● WHAT YOU NEED TO DO: What is the number of lines in the records below holding the string "path"? Reply with it and nothing else.

------------------------------------------------------------------------

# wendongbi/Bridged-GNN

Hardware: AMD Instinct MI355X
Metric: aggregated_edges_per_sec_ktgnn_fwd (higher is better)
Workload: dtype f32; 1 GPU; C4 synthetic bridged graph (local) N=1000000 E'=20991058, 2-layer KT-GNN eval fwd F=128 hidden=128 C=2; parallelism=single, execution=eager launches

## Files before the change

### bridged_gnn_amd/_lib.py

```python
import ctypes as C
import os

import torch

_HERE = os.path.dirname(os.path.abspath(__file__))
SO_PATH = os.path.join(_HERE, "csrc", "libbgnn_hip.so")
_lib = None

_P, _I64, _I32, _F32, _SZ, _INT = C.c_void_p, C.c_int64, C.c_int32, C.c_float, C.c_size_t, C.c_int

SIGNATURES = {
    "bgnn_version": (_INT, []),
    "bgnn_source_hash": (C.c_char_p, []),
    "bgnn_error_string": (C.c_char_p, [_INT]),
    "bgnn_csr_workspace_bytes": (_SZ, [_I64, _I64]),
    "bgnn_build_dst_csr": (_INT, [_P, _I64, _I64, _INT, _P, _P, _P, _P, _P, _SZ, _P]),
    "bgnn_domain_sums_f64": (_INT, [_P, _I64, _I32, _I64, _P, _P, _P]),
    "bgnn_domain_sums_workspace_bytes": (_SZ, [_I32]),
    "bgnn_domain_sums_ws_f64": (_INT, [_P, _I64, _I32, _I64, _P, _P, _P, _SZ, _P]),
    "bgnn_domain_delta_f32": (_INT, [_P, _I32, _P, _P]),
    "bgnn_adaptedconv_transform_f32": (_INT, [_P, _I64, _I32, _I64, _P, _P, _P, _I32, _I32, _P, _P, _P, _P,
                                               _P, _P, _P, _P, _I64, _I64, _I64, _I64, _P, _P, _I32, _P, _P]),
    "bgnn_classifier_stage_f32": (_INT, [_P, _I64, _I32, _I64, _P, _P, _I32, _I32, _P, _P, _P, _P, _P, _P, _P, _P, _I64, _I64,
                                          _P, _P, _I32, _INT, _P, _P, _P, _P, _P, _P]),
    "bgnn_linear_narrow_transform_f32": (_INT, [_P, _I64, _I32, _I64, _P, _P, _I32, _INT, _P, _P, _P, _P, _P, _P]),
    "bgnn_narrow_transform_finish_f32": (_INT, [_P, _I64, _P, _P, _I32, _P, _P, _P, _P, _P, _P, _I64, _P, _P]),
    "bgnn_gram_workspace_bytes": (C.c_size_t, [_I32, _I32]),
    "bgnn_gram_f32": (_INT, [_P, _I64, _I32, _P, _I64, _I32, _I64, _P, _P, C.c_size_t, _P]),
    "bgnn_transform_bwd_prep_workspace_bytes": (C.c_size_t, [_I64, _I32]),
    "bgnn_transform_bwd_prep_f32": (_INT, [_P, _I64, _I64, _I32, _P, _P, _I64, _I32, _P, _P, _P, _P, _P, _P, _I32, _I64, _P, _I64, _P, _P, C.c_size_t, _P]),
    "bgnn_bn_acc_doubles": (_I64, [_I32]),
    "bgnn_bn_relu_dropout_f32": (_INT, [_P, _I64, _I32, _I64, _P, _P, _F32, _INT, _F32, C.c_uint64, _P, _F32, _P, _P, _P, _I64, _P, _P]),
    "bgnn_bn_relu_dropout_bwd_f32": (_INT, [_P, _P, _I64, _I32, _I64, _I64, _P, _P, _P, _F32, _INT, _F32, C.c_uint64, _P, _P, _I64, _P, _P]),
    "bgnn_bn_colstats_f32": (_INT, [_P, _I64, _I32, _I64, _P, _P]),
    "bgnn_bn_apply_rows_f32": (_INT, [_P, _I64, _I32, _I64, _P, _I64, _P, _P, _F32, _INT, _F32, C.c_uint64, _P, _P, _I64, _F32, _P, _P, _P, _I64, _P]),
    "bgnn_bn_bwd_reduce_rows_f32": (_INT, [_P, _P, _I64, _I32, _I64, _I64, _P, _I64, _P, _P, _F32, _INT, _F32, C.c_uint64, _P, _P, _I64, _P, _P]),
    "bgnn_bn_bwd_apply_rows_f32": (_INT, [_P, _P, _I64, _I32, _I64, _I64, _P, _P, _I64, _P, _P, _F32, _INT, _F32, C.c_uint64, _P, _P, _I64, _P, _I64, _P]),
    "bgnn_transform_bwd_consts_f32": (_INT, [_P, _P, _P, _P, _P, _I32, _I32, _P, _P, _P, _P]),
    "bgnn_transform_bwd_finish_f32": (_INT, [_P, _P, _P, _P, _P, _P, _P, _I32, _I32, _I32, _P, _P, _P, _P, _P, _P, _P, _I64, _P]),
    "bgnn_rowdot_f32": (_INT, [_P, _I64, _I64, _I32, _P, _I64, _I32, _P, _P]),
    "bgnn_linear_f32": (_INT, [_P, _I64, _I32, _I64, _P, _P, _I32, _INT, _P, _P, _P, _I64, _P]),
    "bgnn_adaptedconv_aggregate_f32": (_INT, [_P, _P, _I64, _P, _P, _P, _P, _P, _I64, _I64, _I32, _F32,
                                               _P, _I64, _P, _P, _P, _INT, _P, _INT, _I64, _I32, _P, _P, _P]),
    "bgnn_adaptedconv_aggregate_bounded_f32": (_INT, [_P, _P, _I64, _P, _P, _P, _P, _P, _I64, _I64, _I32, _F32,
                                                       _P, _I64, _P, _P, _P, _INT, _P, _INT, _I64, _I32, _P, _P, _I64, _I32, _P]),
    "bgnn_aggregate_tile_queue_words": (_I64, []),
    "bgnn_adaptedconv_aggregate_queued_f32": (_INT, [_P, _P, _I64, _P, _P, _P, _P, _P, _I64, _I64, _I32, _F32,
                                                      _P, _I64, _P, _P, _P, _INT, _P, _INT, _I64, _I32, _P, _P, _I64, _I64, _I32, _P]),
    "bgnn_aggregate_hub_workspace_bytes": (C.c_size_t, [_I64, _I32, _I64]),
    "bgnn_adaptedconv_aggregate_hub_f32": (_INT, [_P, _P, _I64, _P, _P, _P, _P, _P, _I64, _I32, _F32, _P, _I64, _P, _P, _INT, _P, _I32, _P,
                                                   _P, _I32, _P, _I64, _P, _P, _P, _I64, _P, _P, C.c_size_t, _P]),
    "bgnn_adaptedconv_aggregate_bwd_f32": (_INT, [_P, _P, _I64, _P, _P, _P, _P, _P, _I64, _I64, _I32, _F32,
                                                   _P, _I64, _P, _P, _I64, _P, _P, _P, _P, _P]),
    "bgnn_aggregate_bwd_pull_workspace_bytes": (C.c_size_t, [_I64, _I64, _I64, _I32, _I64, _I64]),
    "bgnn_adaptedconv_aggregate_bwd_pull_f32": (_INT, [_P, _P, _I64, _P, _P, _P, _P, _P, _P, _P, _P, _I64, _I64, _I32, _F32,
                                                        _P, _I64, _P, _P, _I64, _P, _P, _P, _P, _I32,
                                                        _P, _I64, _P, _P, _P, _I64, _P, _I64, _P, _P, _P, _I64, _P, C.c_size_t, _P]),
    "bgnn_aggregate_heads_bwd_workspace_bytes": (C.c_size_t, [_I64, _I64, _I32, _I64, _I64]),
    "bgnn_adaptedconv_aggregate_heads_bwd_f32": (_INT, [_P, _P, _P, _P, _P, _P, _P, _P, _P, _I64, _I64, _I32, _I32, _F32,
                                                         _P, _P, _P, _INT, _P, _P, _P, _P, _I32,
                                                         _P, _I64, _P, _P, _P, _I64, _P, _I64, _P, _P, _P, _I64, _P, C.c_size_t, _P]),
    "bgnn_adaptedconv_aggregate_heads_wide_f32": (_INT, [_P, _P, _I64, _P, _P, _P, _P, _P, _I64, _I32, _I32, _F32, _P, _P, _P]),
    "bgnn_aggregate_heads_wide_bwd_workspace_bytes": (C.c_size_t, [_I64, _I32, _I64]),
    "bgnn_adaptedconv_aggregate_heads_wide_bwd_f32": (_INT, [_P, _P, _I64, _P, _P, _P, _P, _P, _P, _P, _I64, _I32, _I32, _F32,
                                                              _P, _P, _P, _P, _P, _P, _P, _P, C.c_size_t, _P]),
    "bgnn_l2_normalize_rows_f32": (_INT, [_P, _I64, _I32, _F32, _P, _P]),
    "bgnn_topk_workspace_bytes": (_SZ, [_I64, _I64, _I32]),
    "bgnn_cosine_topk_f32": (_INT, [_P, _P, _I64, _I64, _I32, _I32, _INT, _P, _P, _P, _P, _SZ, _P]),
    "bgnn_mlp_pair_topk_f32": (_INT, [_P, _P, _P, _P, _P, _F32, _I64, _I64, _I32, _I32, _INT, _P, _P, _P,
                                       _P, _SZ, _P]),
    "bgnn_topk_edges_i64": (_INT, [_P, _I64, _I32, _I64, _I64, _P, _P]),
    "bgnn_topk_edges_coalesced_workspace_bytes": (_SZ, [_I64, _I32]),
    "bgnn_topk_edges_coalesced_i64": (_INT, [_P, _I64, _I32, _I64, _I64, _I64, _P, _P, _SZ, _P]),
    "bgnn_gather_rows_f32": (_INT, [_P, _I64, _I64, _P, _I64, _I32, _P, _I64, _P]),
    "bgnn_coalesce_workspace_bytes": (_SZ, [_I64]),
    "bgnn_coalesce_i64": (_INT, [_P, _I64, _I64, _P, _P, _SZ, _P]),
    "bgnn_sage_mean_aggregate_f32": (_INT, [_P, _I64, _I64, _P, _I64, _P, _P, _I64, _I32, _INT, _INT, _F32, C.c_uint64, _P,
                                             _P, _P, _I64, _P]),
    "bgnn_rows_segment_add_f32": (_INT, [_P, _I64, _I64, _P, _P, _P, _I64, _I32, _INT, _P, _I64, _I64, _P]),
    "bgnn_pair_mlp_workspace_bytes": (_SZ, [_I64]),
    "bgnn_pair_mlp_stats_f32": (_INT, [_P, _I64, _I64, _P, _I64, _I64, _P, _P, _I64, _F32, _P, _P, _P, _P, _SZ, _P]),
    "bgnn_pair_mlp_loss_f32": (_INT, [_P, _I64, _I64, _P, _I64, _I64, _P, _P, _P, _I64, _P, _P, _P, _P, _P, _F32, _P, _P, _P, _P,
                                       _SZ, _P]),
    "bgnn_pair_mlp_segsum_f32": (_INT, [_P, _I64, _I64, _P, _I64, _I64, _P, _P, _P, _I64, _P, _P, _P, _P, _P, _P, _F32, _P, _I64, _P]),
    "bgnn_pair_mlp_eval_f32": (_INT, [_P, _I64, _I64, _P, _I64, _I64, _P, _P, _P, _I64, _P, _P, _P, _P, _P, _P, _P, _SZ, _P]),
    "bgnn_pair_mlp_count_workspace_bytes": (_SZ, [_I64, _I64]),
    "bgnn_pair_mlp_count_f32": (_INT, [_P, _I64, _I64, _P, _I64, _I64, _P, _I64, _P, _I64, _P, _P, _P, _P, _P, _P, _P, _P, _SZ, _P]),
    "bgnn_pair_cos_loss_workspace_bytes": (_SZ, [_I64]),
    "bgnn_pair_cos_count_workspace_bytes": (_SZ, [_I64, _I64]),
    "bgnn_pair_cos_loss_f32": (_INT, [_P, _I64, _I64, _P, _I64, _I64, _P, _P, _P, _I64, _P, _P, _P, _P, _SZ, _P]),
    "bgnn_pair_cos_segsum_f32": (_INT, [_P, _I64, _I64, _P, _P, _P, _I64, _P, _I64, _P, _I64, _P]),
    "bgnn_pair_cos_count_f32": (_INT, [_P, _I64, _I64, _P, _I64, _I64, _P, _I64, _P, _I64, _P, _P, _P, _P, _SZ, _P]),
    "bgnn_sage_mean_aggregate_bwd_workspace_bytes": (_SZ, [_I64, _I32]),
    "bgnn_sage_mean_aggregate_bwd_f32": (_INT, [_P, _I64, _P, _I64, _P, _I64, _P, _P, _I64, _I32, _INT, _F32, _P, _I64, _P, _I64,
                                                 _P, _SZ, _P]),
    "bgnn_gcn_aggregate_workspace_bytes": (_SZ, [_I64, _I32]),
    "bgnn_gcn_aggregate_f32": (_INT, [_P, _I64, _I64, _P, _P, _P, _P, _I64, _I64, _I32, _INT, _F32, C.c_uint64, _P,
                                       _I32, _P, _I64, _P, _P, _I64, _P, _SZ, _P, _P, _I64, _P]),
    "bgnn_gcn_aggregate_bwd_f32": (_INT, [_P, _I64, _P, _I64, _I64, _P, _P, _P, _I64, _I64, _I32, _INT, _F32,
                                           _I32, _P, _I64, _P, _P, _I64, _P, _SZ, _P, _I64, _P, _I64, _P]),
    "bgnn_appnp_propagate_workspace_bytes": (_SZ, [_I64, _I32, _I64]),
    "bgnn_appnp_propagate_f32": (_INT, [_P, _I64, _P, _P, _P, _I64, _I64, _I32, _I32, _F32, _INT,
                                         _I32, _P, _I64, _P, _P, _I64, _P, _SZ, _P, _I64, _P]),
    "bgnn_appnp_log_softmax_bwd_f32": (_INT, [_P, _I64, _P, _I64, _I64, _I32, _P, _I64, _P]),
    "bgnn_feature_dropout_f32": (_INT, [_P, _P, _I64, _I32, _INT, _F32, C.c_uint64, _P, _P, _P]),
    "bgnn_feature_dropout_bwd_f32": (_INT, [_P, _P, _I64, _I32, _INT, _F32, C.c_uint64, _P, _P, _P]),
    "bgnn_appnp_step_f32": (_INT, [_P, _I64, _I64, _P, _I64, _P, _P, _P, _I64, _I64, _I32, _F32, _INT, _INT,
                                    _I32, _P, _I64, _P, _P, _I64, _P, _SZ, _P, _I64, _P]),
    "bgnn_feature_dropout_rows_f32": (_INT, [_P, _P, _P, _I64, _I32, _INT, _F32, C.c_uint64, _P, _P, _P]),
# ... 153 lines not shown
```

------------------------------------------------------------------------

● THE ANSWER: 2